The ASIN is the id used by amazon to identify items.
It is tested on Linux and windows, but should work on Mac as well.
Libraries needed: PyQt6, pandas, openpyxl xlsxwriter, Pillow, BeautifulSoup4, amazoncaptcha, numpy, requests
The application reads an column from an excel file, the column letter needs to be provided in the field.
To open the excel file you just import it using the button, then specify the column letter to read from.
After it imports you should see the list and number of ASINs imported on the gui.
You can choose where to save the file with the save as button. By default it will save the output in the same folder as data.xlsx.

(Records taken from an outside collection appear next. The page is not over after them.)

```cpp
std::tuple<std::vector<at::Tensor>, std::vector<at::Tensor>>
fused_sgd_step(std::vector<at::Tensor> params, std::vector<at::Tensor> grads,
               std::vector<at::Tensor> bufs, double lr, double momentum,
               double dampening, double weight_decay, bool nesterov) {
  const int T = params.size();
  const bool has_m = momentum != 0.0;
  TORCH_CHECK(!has_m || (int)bufs.size() == T,
              "momentum needs one buffer per param");
  std::vector<at::Tensor> out_p, out_buf;
  out_p.reserve(T);
  const bool g_bf16 = !grads.empty()
      && grads[0].scalar_type() == at::kBFloat16;
  for (int t = 0; t < T; ++t) {
    TORCH_CHECK(params[t].scalar_type() == at::kFloat, "fp32 params only");
    TORCH_CHECK(grads[t].scalar_type()
                    == (g_bf16 ? at::kBFloat16 : at::kFloat),
                "grads must be uniformly fp32 or bf16");
    TORCH_CHECK(params[t].is_contiguous() && grads[t].is_contiguous());
    out_p.push_back(at::empty_like(params[t]));
    if (has_m) out_buf.push_back(at::empty_like(bufs[t]));
  }
  std::vector<SgdChunk> chunks;
  for (int t = 0; t < T; ++t) {
    long n = params[t].numel();
    for (long off = 0; off < n; off += CHUNK_ELEMS) {
      SgdChunk c;
      c.p = params[t].data_ptr<float>() + off;
      c.g = g_bf16 ? (const void*)((const bf16*)grads[t].data_ptr() + off)
                   : (const void*)(grads[t].data_ptr<float>() + off);
      c.buf = has_m ? bufs[t].data_ptr<float>() + off : nullptr;
      c.out_p = out_p[t].data_ptr<float>() + off;
      c.out_buf = has_m ? out_buf[t].data_ptr<float>() + off : nullptr;
      c.n = (int)std::min<long>(CHUNK_ELEMS, n - off);
      chunks.push_back(c);
    }
  }
  static std::map<std::pair<size_t, const void*>, StagingPair> g_pool;
  const size_t bytes = chunks.size() * sizeof(SgdChunk);
  const void* key = params[0].data_ptr();
  bool capturing = at::cuda::currentStreamCaptureStatusMayInitCtx() !=
                   at::cuda::CaptureStatus::None;
  auto& st = staging_for(g_pool, bytes, key, params[0].device(), capturing,
                         "fused_sgd_step");
  memcpy(st.pinned.data_ptr(), chunks.data(), bytes);
  auto stream = at::cuda::getCurrentCUDAStream();
  C10_CUDA_CHECK(hipMemcpyAsync(st.dev.data_ptr(), st.pinned.data_ptr(),
                                bytes, hipMemcpyHostToDevice, stream));
  hipLaunchKernelGGL(fused_sgd_kernel, dim3(chunks.size()), dim3(256), 0,
      stream, (const SgdChunk*)st.dev.data_ptr(), (int)chunks.size(),
      (int)g_bf16, (float)lr, (float)momentum, (float)dampening,
      (float)weight_decay, nesterov ? 1 : 0);
  staging_finish(g_pool, bytes, key, capturing, stream);
  return {out_p, out_buf};
}
```

Before: 727.5 samples/sec.

## Fuse bf16 output into TN GEMM, rewrite norm backward, fold step bump into Adam

The TN GEMM now writes bf16 output directly when not split. Split-R runs accumulate into a persistent fp32 workspace, and a small finish kernel converts it to bf16 and re-zeroes it. This removes the fp32 allocation plus zeros and the separate .to(bf16) pass. Layer/RMS-norm backward is restructured into a persistent 1024-thread kernel that computes dx and accumulates weight/bias grads in LDS in one pass, replacing the separate param-grad kernels. Adam now reads and writes step counters inside the fused kernel, dropping the cat of the step tensors and the per-tensor add launches. The cost is more complex code and workspace state that must stay safe under graph capture.

```diff
diff --git a/easydist_amd/ops/csrc/gemm_kernels.hip b/easydist_amd/ops/csrc/gemm_kernels.hip
--- a/easydist_amd/ops/csrc/gemm_kernels.hip
+++ b/easydist_amd/ops/csrc/gemm_kernels.hip
@@ -2,6 +2,11 @@
 #include "attn_block_map.h"
 #include <torch/extension.h>
 #include <ATen/cuda/CUDAContext.h>
+#include <ATen/cuda/CUDAGraphsUtils.cuh>
+#include <map>
+#include <mutex>
+#include <utility>
+#include <vector>
 
 using f32x4 = __attribute__((ext_vector_type(4))) float;
 using bf16x8v = __attribute__((ext_vector_type(8))) __bf16;
@@ -398,10 +403,85 @@
   return __builtin_bit_cast(bf16x8v, out);
 }
 
+struct TnOut {
+  bf16* C;
+  float* asum;
+  float* ws;
+  float* ws_asum;
+};
+
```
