int gemm_dispatch(const mvoc_gemm_desc* d, void* stream) {
  g_sums_written = 0;
  g_rowmom_bx = 0;
  MVOC_REQUIRE(d && d->a && d->w && d->out, -1, "gemm: null operand");
  MVOC_REQUIRE(d->m > 0 && d->n > 0 && d->k > 0, -1, "gemm: empty problem m=%ld n=%ld k=%ld", (long)d->m, (long)d->n,
               (long)d->k);
  MVOC_REQUIRE(d->m < (1LL << 31) && d->n < (1 << 24) && d->k < (1 << 24), -2, "gemm: problem too large");
  MVOC_REQUIRE(d->n % 32 == 0 && d->k % BK == 0, -2, "gemm: n (%ld) must be a multiple of 32 and k (%ld) of %d",
               (long)d->n, (long)d->k, BK);
  MVOC_REQUIRE(d->cin > 0 && d->cin % 8 == 0 && d->c1 % 8 == 0 && d->c1 <= d->cin, -2,
               "gemm: cin (%d) and c1 (%d) must be multiples of 8", d->cin, d->c1);
  MVOC_REQUIRE(d->a2 || d->c1 == d->cin, -1, "gemm: c1 < cin needs a second source");
  MVOC_REQUIRE(d->a_mode >= 0 && d->a_mode <= 2, -1, "gemm: bad a_mode %d", d->a_mode);
  MVOC_REQUIRE(d->ldo % 4 == 0 && (d->resid == nullptr || d->ldr % 4 == 0), -2, "gemm: ldo/ldr must be multiples of 4");
  GemmArgs a;
  memset(&a, 0, sizeof(a));
  a.a = (const half_t*)d->a; a.a2 = (const half_t*)d->a2; a.w = (const half_t*)d->w; a.out = (half_t*)d->out;
  a.bias = (const half_t*)d->bias; a.rowadd = (const half_t*)d->rowadd; a.resid = (const half_t*)d->resid;
  a.M = (int)d->m; a.N = (int)d->n; a.K = (int)d->k;
  a.n_store = d->n_store > 0 ? d->n_store : (int)d->n;
  a.ldo = d->ldo; a.ldr = d->ldr; a.ld_rowadd = d->ld_rowadd; a.rowadd_div = d->rowadd_div > 0 ? d->rowadd_div : 1;
  a.a_mode = d->a_mode; a.lda = d->lda; a.lda2 = d->lda2; a.c1 = d->c1; a.cin = d->cin;
  a.nimg = d->nimg; a.hout = d->hout; a.wout = d->wout; a.hsrc = d->hsrc; a.wsrc = d->wsrc;
  a.stride = d->stride > 0 ? d->stride : 1; a.upsample = d->upsample;
  a.pad = d->pad_mode == 1 ? 0 : 1;
  a.hup = d->upsample ? d->hup : d->hsrc; a.wup = d->upsample ? d->wup : d->wsrc;
  a.ups_sh = d->upsample ? (float)d->hsrc / (float)d->hup : 1.f;
  a.ups_sw = d->upsample ? (float)d->wsrc / (float)d->wup : 1.f;
  a.frames = d->frames; a.hw = d->hw; a.act = d->act;
  a.split_k = 1; a.k_per_split = (int)d->k; a.ws = nullptr;
  a.ln_s = (const float*)d->ln_rowsum; a.ln_c = (const float*)d->ln_bias; a.ln_eps = d->ln_eps;
  a.ln_stats = (const float*)d->ln_stats;
  {
    const int ns = d->act == MVOC_ACT_GEGLU ? (int)d->n / 2 : (d->n_store > 0 ? d->n_store : (int)d->n);
    a.epi_lds = d->ldo % 8 == 0 && ns % 8 == 0 && ((uintptr_t)d->out & 15) == 0 &&
                (d->resid == nullptr || (d->ldr % 8 == 0 && ((uintptr_t)d->resid & 15) == 0));
  }
  if (d->a_mode == MVOC_A_CONV3X3) {
    MVOC_REQUIRE(d->nimg > 0 && d->hout > 0 && d->wout > 0 && d->hsrc > 0 && d->wsrc > 0, -1, "gemm: conv dims");
    MVOC_REQUIRE((int64_t)d->nimg * d->hout * d->wout == d->m, -1, "gemm: conv m != nimg*hout*wout");
    MVOC_REQUIRE(d->upsample == 2 || d->k >= 9 * (int64_t)d->cin, -1, "gemm: conv k < 9*cin");
    MVOC_REQUIRE(d->pad_mode == 0 || (d->pad_mode == 1 && !d->upsample), -1, "gemm: pad_mode %d", d->pad_mode);
    if (d->upsample == 2) {
      const int64_t spr = (int64_t)d->nimg * d->hsrc * d->wsrc;
      MVOC_REQUIRE(d->hup == 2 * d->hsrc && d->wup == 2 * d->wsrc && d->hout == d->hup && d->wout == d->wup && d->stride <= 1 &&
                       d->k == 4 * (int64_t)d->cin && spr % 256 == 0 && d->a2 == nullptr && d->resid == nullptr && d->rowadd == nullptr &&
                       d->act == MVOC_ACT_NONE && !d->ln_rowsum && d->split_k <= 1 && d->m >= 1024 && (d->tile == 0 || d->tile == 81),
                   -2, "gemm: upsample == 2 (sub-pixel) needs an exact 2x upsample, k == 4 cin, one source, nimg * hsrc * wsrc %% 256 == 0, "
                       "the plain epilogue, no split-K and m >= 1024");
      a.subpx = 1;
      a.sp_rows = (int)spr;
      a.hout = d->hsrc; a.wout = d->wsrc;
      a.hup = d->hsrc; a.wup = d->wsrc;
    }
  } else if (d->a_mode == MVOC_A_TEMPORAL3) {
    MVOC_REQUIRE(d->frames > 0 && d->hw > 0 && d->m % ((int64_t)d->frames * d->hw) == 0, -1, "gemm: temporal dims");
    MVOC_REQUIRE(d->k == 3 * (int64_t)d->cin, -1, "gemm: temporal k != 3*cin");
  } else {
    MVOC_REQUIRE(d->k == d->cin, -1, "gemm: plain mode needs cin == k");
  }
  if (d->act == MVOC_ACT_GEGLU) {
    MVOC_REQUIRE(d->n % 64 == 0, -2, "gemm: GEGLU needs n %% 64 == 0");
    a.n_store = (int)d->n / 2;
  }
  hipStream_t s = (hipStream_t)stream;
  const double flops = 2.0 * (double)d->m * (double)d->n * (double)d->k;
  MvocProfScope prof(MVOC_FAM_GEMM, s, flops);
  const bool glds_ok = d->k % 64 == 0 && d->cin % 64 == 0 && d->c1 % 64 == 0 &&
                       (d->a_mode != MVOC_A_CONV3X3 || d->k == (d->upsample == 2 ? 4 : 9) * (int64_t)d->cin);
  if (d->ln_rowsum) {
    MVOC_REQUIRE(d->ln_bias && d->ln_stats && glds_ok && d->a_mode == MVOC_A_PLAIN && d->a2 == nullptr && d->split_k <= 1 &&
                     (d->tile == 0 || d->tile >= 11),
                 -2, "gemm: LayerNorm folding needs the rows' statistics (ln_stats, mvoc_row_stats_f16) and the plain single-source "
                     "direct-to-LDS path (k %% 64 == 0), no split-K");
  }
  int tile = d->tile;
  int model_sk = 0, g8_sk = 0;
  const int conc = d->concurrency < 1 ? 1 : (d->concurrency > 8 ? 8 : d->concurrency);
  const int64_t rows_a = d->a_mode == MVOC_A_CONV3X3 ? (int64_t)d->nimg * d->hsrc * d->wsrc : d->m;
  const int64_t lim = (int64_t)1 << 31;
  const bool g8_ok = glds_ok && a.epi_lds && (a.n_store % 8 == 0) &&
                     rows_a * d->lda * 2 < lim && (d->a2 == nullptr || rows_a * d->lda2 * 2 < lim) &&
                     (int64_t)d->n * d->k * 2 < lim &&
                     (int64_t)d->m * d->ldo * 2 < lim && (!d->resid || (int64_t)d->m * d->ldr * 2 < lim) &&
                     ((uintptr_t)d->bias & 15) == 0 && ((uintptr_t)d->ln_rowsum & 15) == 0 && ((uintptr_t)d->ln_bias & 15) == 0 &&
                     (!d->rowadd || (((uintptr_t)d->rowadd & 15) == 0 && d->ld_rowadd % 8 == 0 && a.rowadd_div >= 64)) &&
                     (!d->upsample || (d->act == MVOC_ACT_NONE && !d->ln_rowsum));
  if (d->k_order) {
    MVOC_REQUIRE(d->k_order == 1 && d->a_mode != MVOC_A_PLAIN && !d->upsample && g8_ok && d->m >= 1024 && (tile == 0 || tile == 82) &&
                     d->k == (d->a_mode == MVOC_A_CONV3X3 ? 9 : 3) * (int64_t)d->cin && d->n % 320 == 0 && d->act == MVOC_ACT_NONE &&
                     !d->ln_rowsum && d->split_k <= 1 &&
                     (d->a_mode != MVOC_A_CONV3X3 || (a.stride == 1 && a.pad == 1 && d->hsrc == d->hout && d->wsrc == d->wout)),
                 -2, "gemm: k_order = 1 (chunk-major K) is a form of the 320-wide eight-phase tile: conv3x3 (stride 1, pad 1) / temporal3, "
                     "n %% 320 == 0, cin, c1 %% 64 == 0, no upsample, no activation, no split-K, m >= 1024, 16-byte addressable operands < 2 GB");
    a.korder = 1;
    tile = 82;
  }
  if (a.subpx) {
    MVOC_REQUIRE(g8_ok, -2, "gemm: the sub-pixel upsample conv runs on the eight-phase tiles only (k, cin %% 64 == 0, 16-byte addressable output)");
    tile = 81;
  }
  if (tile == 0 && g8_ok && d->m >= 1024 && d->k >= 256) {
    auto eff = [&](int bx, double rate) {
      const int64_t nt = (d->n + bx - 1) / bx, blocks = ((d->m + 255) / 256) * nt * conc;
      return (double)d->n / (double)(nt * bx) * (double)blocks / (double)(((blocks + 255) / 256) * 256) * rate;
    };
    const double e81 = eff(256, 1.0);
    const double e82 = (d->act != MVOC_ACT_GEGLU && d->n % 320 == 0) ? eff(320, 0.85) : 0.0;
    if (e81 >= 0.55 || e82 >= 0.55) {
      tile = e82 > e81 ? 82 : 81;
    } else if (d->workspace && d->split_k == 0 && !d->ln_rowsum && d->act != MVOC_ACT_GEGLU && d->k >= 3840) {
      const int64_t blocks = ((d->m + 255) / 256) * ((d->n + 255) / 256) * conc;
      if (blocks >= 64 && blocks < 190) {
        for (int sk = (int)(256 / blocks) > 4 ? 4 : (int)(256 / blocks); sk >= 2; --sk)
          if (d->k % (64 * sk) == 0 && (size_t)sk * d->m * d->n * 4 <= d->workspace_bytes) {
            tile = 81;
            g8_sk = sk;
            break;
          }
      }
    }
  }
  if (tile == 0 && glds_ok) {
    if (d->k <= 640 && d->m > 2048 && !(d->act == MVOC_ACT_GEGLU && d->k > 320 && d->m >= 16384)) {
      tile = (d->act == MVOC_ACT_GEGLU || d->n % 128 == 0 || d->n > 320 || d->n % 160) ? 61 : 62;
    } else if (d->act == MVOC_ACT_GEGLU) {
      tile = 11;
    } else if (d->m <= 2048 && !(d->workspace && d->k >= 2048)) {
      tile = 13;
    } else {
      static const struct { int tile, bn, bm, slots; float rate; } cand[] = {
          {12, 160, 128, 512, 950.f}, {11, 128, 128, 512, 890.f}, {64, 160, 256, 512, 1090.f}};
      const bool can_split = d->workspace && d->split_k == 0 && !d->ln_rowsum;
      double best = 0;
      for (const auto& c : cand) {
        if (d->n % c.bn) continue;
        if (c.bm == 256 && d->m < 65536) continue;
        const long blocks = ((d->m + c.bm - 1) / c.bm) * ((d->n + c.bn - 1) / c.bn) * conc;
        int sk = 1;
        if (can_split && blocks < 384 && c.bm == 128)
          while (sk < 8 && blocks * sk < 512 && d->k % (64 * sk * 2) == 0 && d->k / (sk * 2) >= 512) sk *= 2;
        if (sk > 1 && (size_t)sk * d->m * d->n * 4 > d->workspace_bytes) sk = 1;
        const double w = (double)(blocks * sk) / c.slots;
        const double full = (double)(long)w, frac = w - full;
        const double waves = full + (frac > 0 ? 0.3 + 0.7 * frac : 0.0);
        double cost = waves * c.slots * 2.0 * c.bm * c.bn * (double)(d->k / sk) / (c.rate * 1e6);
        if (sk > 1) cost += 5.0 + 2.0 * sk * (double)d->m * d->n * 4.0 / 3.0e6;
        if (tile == 0 || cost < best) { best = cost; tile = c.tile; model_sk = sk; }
      }
      if (tile == 0) tile = 13;
    }
  }
  if (tile == 0) {
    if (d->act == MVOC_ACT_GEGLU) tile = 1;
    else if (d->n % 160 == 0 && d->m >= 2048) tile = 2;
    else if (d->n % 128 == 0 && d->m >= 2048) tile = 1;
    else tile = 3;
  }
  if (tile >= 11 && d->act != MVOC_ACT_GEGLU && d->workspace && d->split_k != 1 && !d->ln_rowsum) {
    const bool t8 = tile == 81 || tile == 82;
    const int bm = t8 || tile == 64 ? 256 : 128;
    const int bn = tile == 82 ? 320 : tile == 81 ? 256 : (tile % 10 == 2 || tile == 64) ? 160 : (tile % 10 == 3 ? 64 : 128);
    const long blocks = ((d->m + bm - 1) / bm) * ((d->n + bn - 1) / bn) * conc;
    int sk = d->split_k > 1 ? d->split_k : 1;
    if (model_sk > 0) {
      sk = model_sk;
    } else if (d->split_k == 0 && blocks < 384) {
      while (sk < 8 && blocks * sk < 512 && d->k % (64 * sk * 2) == 0 && d->k / (sk * 2) >= 512) sk *= 2;
    }
    if (sk > 1 && d->k % (64 * sk) == 0 && (size_t)sk * d->m * d->n * 4 <= d->workspace_bytes) {
      a.split_k = sk;
      a.k_per_split = (int)(d->k / sk);
      a.ws = (float*)d->workspace;
      if (!t8 && d->chan_sums && d->act == MVOC_ACT_NONE && a.M % 256 == 0 && a.N % 32 == 0 && a.n_store == a.N && sums_reduce_ok(d)) {
        a.stats = (float*)d->chan_sums;
        g_sums_written = 1;
      }
    }
  }
  if (g_trace) {
    fprintf(stderr, "[mvoc gemm] mode %d m %ld n %ld k %ld cin %d act %d resid %d ln %d -> tile %d split_k %d\n", d->a_mode, (long)d->m,
            (long)d->n, (long)d->k, d->cin, d->act, d->resid != nullptr, d->ln_rowsum != nullptr, tile, (tile == 81 || tile == 82) ? (d->tile ? d->split_k : (g8_sk > 1 ? g8_sk : 1)) : a.split_k);
  }
  {
    if (tile == 81 || tile == 82) {
      MVOC_REQUIRE(g8_ok && !(tile == 82 && d->act == MVOC_ACT_GEGLU), -2,
                   "gemm: tiles 81 / 82 need k, cin, c1 %% 64 == 0, 16-byte addressable outputs, row statistics, operands < 2 GB "
                   "(82: no GEGLU)");
      a.split_k = 1; a.k_per_split = (int)d->k; a.ws = nullptr;
      if (g8_sk > 1) {
        a.split_k = g8_sk; a.k_per_split = (int)(d->k / g8_sk); a.ws = (float*)d->workspace;
      }
      if (d->tile != 0) {
        if (d->split_k > 1 && d->workspace && d->act != MVOC_ACT_GEGLU && !d->ln_rowsum && d->k % (64 * d->split_k) == 0 &&
            (size_t)d->split_k * d->m * d->n * 4 <= d->workspace_bytes) {
          a.split_k = d->split_k; a.k_per_split = (int)(d->k / d->split_k); a.ws = (float*)d->workspace;
        }
      }
      if (d->chan_sums && a.split_k == 1 && d->act == MVOC_ACT_NONE && a.M % 256 == 0 && !a.subpx) {
        a.stats = (float*)d->chan_sums;
        g_sums_written = 1;
      }
      if (d->row_moments && a.split_k == 1 && d->act != MVOC_ACT_GEGLU && a.n_store == a.N && !a.subpx) {
        MVOC_REQUIRE(d->row_moments_ld >= (a.N + 255) / 256, -2, "gemm: row_moments_ld %d < ceil(n / 256)", d->row_moments_ld);
        a.rowmom = (float*)d->row_moments;
        a.rowmom_ld = d->row_moments_ld;
      }
      int bx_used = 0;
      const int rc = mvoc_launch_gemm8(a, tile == 81 ? 256 : 320, s, &bx_used);
      if (rc == 0 && a.rowmom) g_rowmom_bx = bx_used;
      if (rc == 0 && a.split_k > 1) {
        if (d->chan_sums && d->act == MVOC_ACT_NONE && a.M % 256 == 0 && a.N % 32 == 0 && a.n_store == a.N && sums_reduce_ok(d)) {
          a.stats = (float*)d->chan_sums;
          g_sums_written = 1;
          hipLaunchKernelGGL(splitk_reduce_sums_kernel, dim3((unsigned)(a.M / 256), (unsigned)(a.N / 32)), dim3(256), 0, s, a);
          return mvoc_check_launch("splitk_reduce_sums_kernel");
        }
        const long nthr = (long)a.M * (a.N / 4);
        hipLaunchKernelGGL(splitk_reduce_kernel, dim3((unsigned)((nthr + 255) / 256)), dim3(256), 0, s, a);
        return mvoc_check_launch("splitk_reduce_kernel");
      }
      return rc;
    }
  }
  if (glds_ok && d->a_mode == MVOC_A_PLAIN && d->a2 != nullptr && !d->ln_rowsum) {
    switch (tile) {
      case 11: return launch_glds<2, 2, 2, 2, 2, 0, 64, 2>(a, s);
      case 12: if (d->act != MVOC_ACT_GEGLU) return launch_glds<1, 4, 5, 1, 2, 0, 64, 2>(a, s); break;
      case 13: return launch_glds<1, 4, 2, 1, 2, 0, 64, 2>(a, s);
      case 61: return launch_glds<2, 2, 2, 2, 2, 0, 32, 2>(a, s);
      case 62: if (d->act != MVOC_ACT_GEGLU) return launch_glds<1, 4, 5, 1, 2, 0, 32, 2>(a, s); break;
      default: break;
    }
  }
  if (glds_ok && d->a_mode == MVOC_A_PLAIN && d->a2 == nullptr && !d->upsample) {
    switch (tile) {
      case 11: return launch_glds<2, 2, 2, 2, 2, 0, 64, 1>(a, s);
      case 12: if (d->act != MVOC_ACT_GEGLU) return launch_glds<1, 4, 5, 1, 2, 0, 64, 1>(a, s); break;
      case 13: return launch_glds<1, 4, 2, 1, 2, 0, 64, 1>(a, s);
      case 61: return launch_glds<2, 2, 2, 2, 2, 0, 32, 1>(a, s);
      case 62: if (d->act != MVOC_ACT_GEGLU) return launch_glds<1, 4, 5, 1, 2, 0, 32, 1>(a, s); break;
      default: break;
    }
  }
  switch (tile) {
    case 1: return launch<2, 2, 2, 2>(a, s);
    case 2:
      MVOC_REQUIRE(d->act != MVOC_ACT_GEGLU, -2, "gemm: tile 2 cannot do GEGLU");
      return launch<1, 4, 5, 1>(a, s);
    case 3:
      if (d->act == MVOC_ACT_GEGLU) return launch<1, 4, 2, 1>(a, s);
      return launch<2, 2, 1, 2>(a, s);
    case 4: return launch<1, 4, 2, 1>(a, s);
    case 11:
      MVOC_REQUIRE(glds_ok, -2, "gemm: glds tiles need k, cin, c1 %% 64 == 0");
      return launch_glds<2, 2, 2, 2>(a, s);
    case 12:
      MVOC_REQUIRE(glds_ok && d->act != MVOC_ACT_GEGLU, -2, "gemm: tile 12 needs k, cin, c1 %% 64 == 0 and no GEGLU");
      return launch_glds<1, 4, 5, 1>(a, s);
    case 13:
      MVOC_REQUIRE(glds_ok, -2, "gemm: glds tiles need k, cin, c1 %% 64 == 0");
      return launch_glds<1, 4, 2, 1>(a, s);
    case 61:
      MVOC_REQUIRE(glds_ok, -2, "gemm: tile 61 needs k, cin, c1 %% 64 == 0");
      return launch_glds<2, 2, 2, 2, 2, 0, 32>(a, s);
    case 62:
      MVOC_REQUIRE(glds_ok && d->act != MVOC_ACT_GEGLU, -2, "gemm: tile 62 needs k, cin, c1 %% 64 == 0, no GEGLU");
      return launch_glds<1, 4, 5, 1, 2, 0, 32>(a, s);
    case 64:
      MVOC_REQUIRE(glds_ok && d->act != MVOC_ACT_GEGLU, -2, "gemm: tile 64 needs k, cin, c1 %% 64 == 0, no GEGLU");
      return launch_glds<1, 4, 5, 2, 2, 0, 32>(a, s);
    default: mvoc_set_error("gemm: unknown tile %d", tile); return -1;
  }
}
}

Run it with console (there is no output for console so it's useless):
python app.py
On windows you can create a batch file as a launcher to start it without a gui:
@echo off
start pythonw .\app.pyOn linux:
nohup python ./app.py &You can stop it at any time by exiting it, it will save the finished data before exitting.
After it finishes it will display a box saying it's done, and will exit after accepting.
The application is hardcoded to max of 12 threads, obviously you can increase that value in the code, but this would increase the chances of you getting flagged and possibly IP banned, I had no issues with up to 12 threads, you can try more if you need.
The application was built and tested for amazon.ae. Now you can try with another region by just editing the editing Item.py at line 18 and change the URL TLD.
But it might not work always, the application is built using requests and bs4, the data is exctraced by finding the tags by id/class names to exctract data. There is no guarntee that other amazon regions use the same ids/classes. I believe amazon india uses different ids for example.
If you need to run it for other regions, you will need to edit item.py and add thd appropriate tag names to extract the data.